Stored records

# iiscleap/ICL-speech-text-LLM

Measured on AMD Instinct MI355X. Metric: ICL utterances/sec (whole node), SALMONN+Llama2-7B 5-shot VOXCELEB, higher is better.
Workload: dtype bf16

## Files before the change

### icl-speech-text-llm_amd/csrc/norm.hip

```cpp
#include "common.h"

namespace {

constexpr int NT = 256;
constexpr int MAXN = 8192;

#ifndef ICL_NORM_NT
#define ICL_NORM_NT 0
#endif
__device__ __forceinline__ f32x4 load4(const void* base, int64_t off, int dtype) {
  if (dtype == ICL_F32) return ICL_NORM_NT ? __builtin_nontemporal_load((const f32x4*)((const float*)base + off)) : *(const f32x4*)((const float*)base + off);
  const u32x2 raw = *(const u32x2*)((const unsigned short*)base + off);
  return f32x4{__uint_as_float(raw[0] << 16), __uint_as_float(raw[0] & 0xffff0000u),
               __uint_as_float(raw[1] << 16), __uint_as_float(raw[1] & 0xffff0000u)};
}
__device__ __forceinline__ void store4(void* base, int64_t off, int dtype, f32x4 v) {
  if (dtype == ICL_F32) {
    *(f32x4*)((float*)base + off) = v;
  } else {
    u32x2 pk = {pack_bf16x2(v[0], v[1]), pack_bf16x2(v[2], v[3])};
    *(u32x2*)((unsigned short*)base + off) = pk;
  }
}

template <bool RMS, int MAXV, bool HOIST>
__global__ __launch_bounds__(NT) void norm_kernel(const void* x, int64_t ldx, const void* res,
                                                   float alpha, const float* gamma,
                                                   const float* beta, void* y, int64_t ldy,
                                                   void* y2, int64_t ldy2, int M, int N, float eps,
                                                   int in_dtype, int out_dtype) {
  const int lane = threadIdx.x & 63;
  const int64_t m = (int64_t)blockIdx.x * 4 + (threadIdx.x >> 6);
  if (m >= M) return;
  const int nvec = N >> 2;
  f32x4 v[MAXV];
  float s = 0.f;
#pragma unroll
  for (int i = 0; i < MAXV; ++i) {
    const int c = lane + i * 64;
    v[i] = f32x4{0.f, 0.f, 0.f, 0.f};
    if (c < nvec) {
      v[i] = load4(x, m * ldx + c * 4, in_dtype);
      if (res) {
        const f32x4 r = load4(res, m * ldx + c * 4, in_dtype);
        v[i] = v[i] + alpha * r;
      }
      s += RMS ? (v[i][0] * v[i][0] + v[i][1] * v[i][1] + v[i][2] * v[i][2] + v[i][3] * v[i][3])
               : (v[i][0] + v[i][1] + v[i][2] + v[i][3]);
    }
  }
  f32x4 gv[HOIST ? MAXV : 1], bv[(HOIST && !RMS) ? MAXV : 1];
  if (HOIST) {
#pragma unroll
    for (int i = 0; i < MAXV; ++i) {
      const int c = lane + i * 64;
      if (c < nvec) {
        gv[i] = *(const f32x4*)(gamma + c * 4);
        if (!RMS) bv[i] = *(const f32x4*)(beta + c * 4);
      }
    }
  }
  float mean = 0.f, rstd;
  if (RMS) {
    rstd = rsqrtf(wave_reduce_sum(s) / (float)N + eps);
  } else {
    mean = wave_reduce_sum(s) / (float)N;
    float q = 0.f;
#pragma unroll
    for (int i = 0; i < MAXV; ++i) {
      const int c = lane + i * 64;
      if (c < nvec) {
#pragma unroll
        for (int r = 0; r < 4; ++r) {
          const float d = v[i][r] - mean;
          q += d * d;
        }
      }
    }
    rstd = rsqrtf(wave_reduce_sum(q) / (float)N + eps);
  }
#pragma unroll
  for (int i = 0; i < MAXV; ++i) {
    const int c = lane + i * 64;
    if (c < nvec) {
      const f32x4 g = HOIST ? gv[i] : *(const f32x4*)(gamma + c * 4);
      f32x4 o;
      if (RMS) {
        o = v[i] * rstd * g;
      } else {
        const f32x4 b = HOIST ? bv[i] : *(const f32x4*)(beta + c * 4);
        o = (v[i] - mean) * rstd * g + b;
      }
      store4(y, m * ldy + c * 4, out_dtype, o);
      if (y2) store4(y2, m * ldy2 + c * 4, ICL_BF16, o);
    }
  }
}

__device__ __forceinline__ void load8(const void* base, int64_t off, int dtype, float (&v)[8]) {
  if (dtype == ICL_F32) {
    const f32x4 a = ICL_NORM_NT ? __builtin_nontemporal_load((const f32x4*)((const float*)base + off)) : *(const f32x4*)((const float*)base + off);
    const f32x4 b = ICL_NORM_NT ? __builtin_nontemporal_load((const f32x4*)((const float*)base + off + 4)) : *(const f32x4*)((const float*)base + off + 4);
#pragma unroll
    for (int r = 0; r < 4; ++r) { v[r] = a[r]; v[4 + r] = b[r]; }
  } else {
    const u32x4 raw = *(const u32x4*)((const unsigned short*)base + off);
#pragma unroll
    for (int r = 0; r < 4; ++r) { v[2 * r] = __uint_as_float(raw[r] << 16); v[2 * r + 1] = __uint_as_float(raw[r] & 0xffff0000u); }
  }
}
__device__ __forceinline__ void store8(void* base, int64_t off, int dtype, const float (&v)[8]) {
  if (dtype == ICL_F32) {
    *(f32x4*)((float*)base + off) = f32x4{v[0], v[1], v[2], v[3]};
    *(f32x4*)((float*)base + off + 4) = f32x4{v[4], v[5], v[6], v[7]};
  } else {
    u32x4 pk = {pack_bf16x2(v[0], v[1]), pack_bf16x2(v[2], v[3]), pack_bf16x2(v[4], v[5]), pack_bf16x2(v[6], v[7])};
    *(u32x4*)((unsigned short*)base + off) = pk;
  }
}

template <bool RMS, int MAXC>
__global__ __launch_bounds__(NT) void norm8_kernel(const void* x, int64_t ldx, const void* res, float alpha,
                                                    const float* gamma, const float* beta, void* y, int64_t ldy,
                                                    void* y2, int64_t ldy2, int M, int N, float eps, int in_dtype,
                                                    int out_dtype) {
  const int lane = threadIdx.x & 63;
  const int wave = blockIdx.x * 4 + (threadIdx.x >> 6), n_waves = gridDim.x * 4;
  const int nch = N >> 3;
  float cur[MAXC][8], nxt[MAXC][8];
  auto load_row = [&](int64_t m, float (&dst)[MAXC][8]) {
#pragma unroll
    for (int i = 0; i < MAXC; ++i) {
      const int c = lane + i * 64;
      if (c < nch) {
        load8(x, m * ldx + c * 8, in_dtype, dst[i]);
        if (res) {
          float r[8];
          load8(res, m * ldx + c * 8, in_dtype, r);
#pragma unroll
          for (int e = 0; e < 8; ++e) dst[i][e] += alpha * r[e];
        }
      }
    }
  };
  int64_t m = wave;
  if (m < M) load_row(m, cur);
  for (; m < M; m += n_waves) {
    const bool more = m + n_waves < M;
    if (more) load_row(m + n_waves, nxt);
    float s = 0.f;
#pragma unroll
    for (int i = 0; i < MAXC; ++i)
      if (lane + i * 64 < nch) {
#pragma unroll
        for (int e = 0; e < 8; ++e) s += RMS ? cur[i][e] * cur[i][e] : cur[i][e];
      }
    float mean = 0.f, rstd;
    if (RMS) {
      rstd = rsqrtf(wave_reduce_sum(s) / (float)N + eps);
    } else {
      mean = wave_reduce_sum(s) / (float)N;
      float q = 0.f;
#pragma unroll
      for (int i = 0; i < MAXC; ++i)
        if (lane + i * 64 < nch) {
#pragma unroll
          for (int e = 0; e < 8; ++e) {
            const float d = cur[i][e] - mean;
            q += d * d;
          }
        }
      rstd = rsqrtf(wave_reduce_sum(q) / (float)N + eps);
    }
#pragma unroll
    for (int i = 0; i < MAXC; ++i) {
      const int c = lane + i * 64;
      if (c < nch) {
        float g[8], o[8];
        load8(gamma, c * 8, ICL_F32, g);
        if (RMS) {
#pragma unroll
          for (int e = 0; e < 8; ++e) o[e] = cur[i][e] * rstd * g[e];
        } else {
          float b[8];
          load8(beta, c * 8, ICL_F32, b);
#pragma unroll
          for (int e = 0; e < 8; ++e) o[e] = (cur[i][e] - mean) * rstd * g[e] + b[e];
        }
        store8(y, m * ldy + c * 8, out_dtype, o);
        if (y2) store8(y2, m * ldy2 + c * 8, ICL_BF16, o);
      }
    }
    if (more) {
#pragma unroll
      for (int i = 0; i < MAXC; ++i)
#pragma unroll
        for (int e = 0; e < 8; ++e) cur[i][e] = nxt[i][e];
    }
  }
}
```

**Exercise instructions**.
Copy out every line above where "return" is present.

**Written solution**.
  if (dtype == ICL_F32) return ICL_NORM_NT ? __builtin_nontemporal_load((const f32x4*)((const float*)base + off)) : *(const f32x4*)((const float*)base + off);
  return f32x4{__uint_as_float(raw[0] << 16), __uint_as_float(raw[0] & 0xffff0000u),
  if (m >= M) return;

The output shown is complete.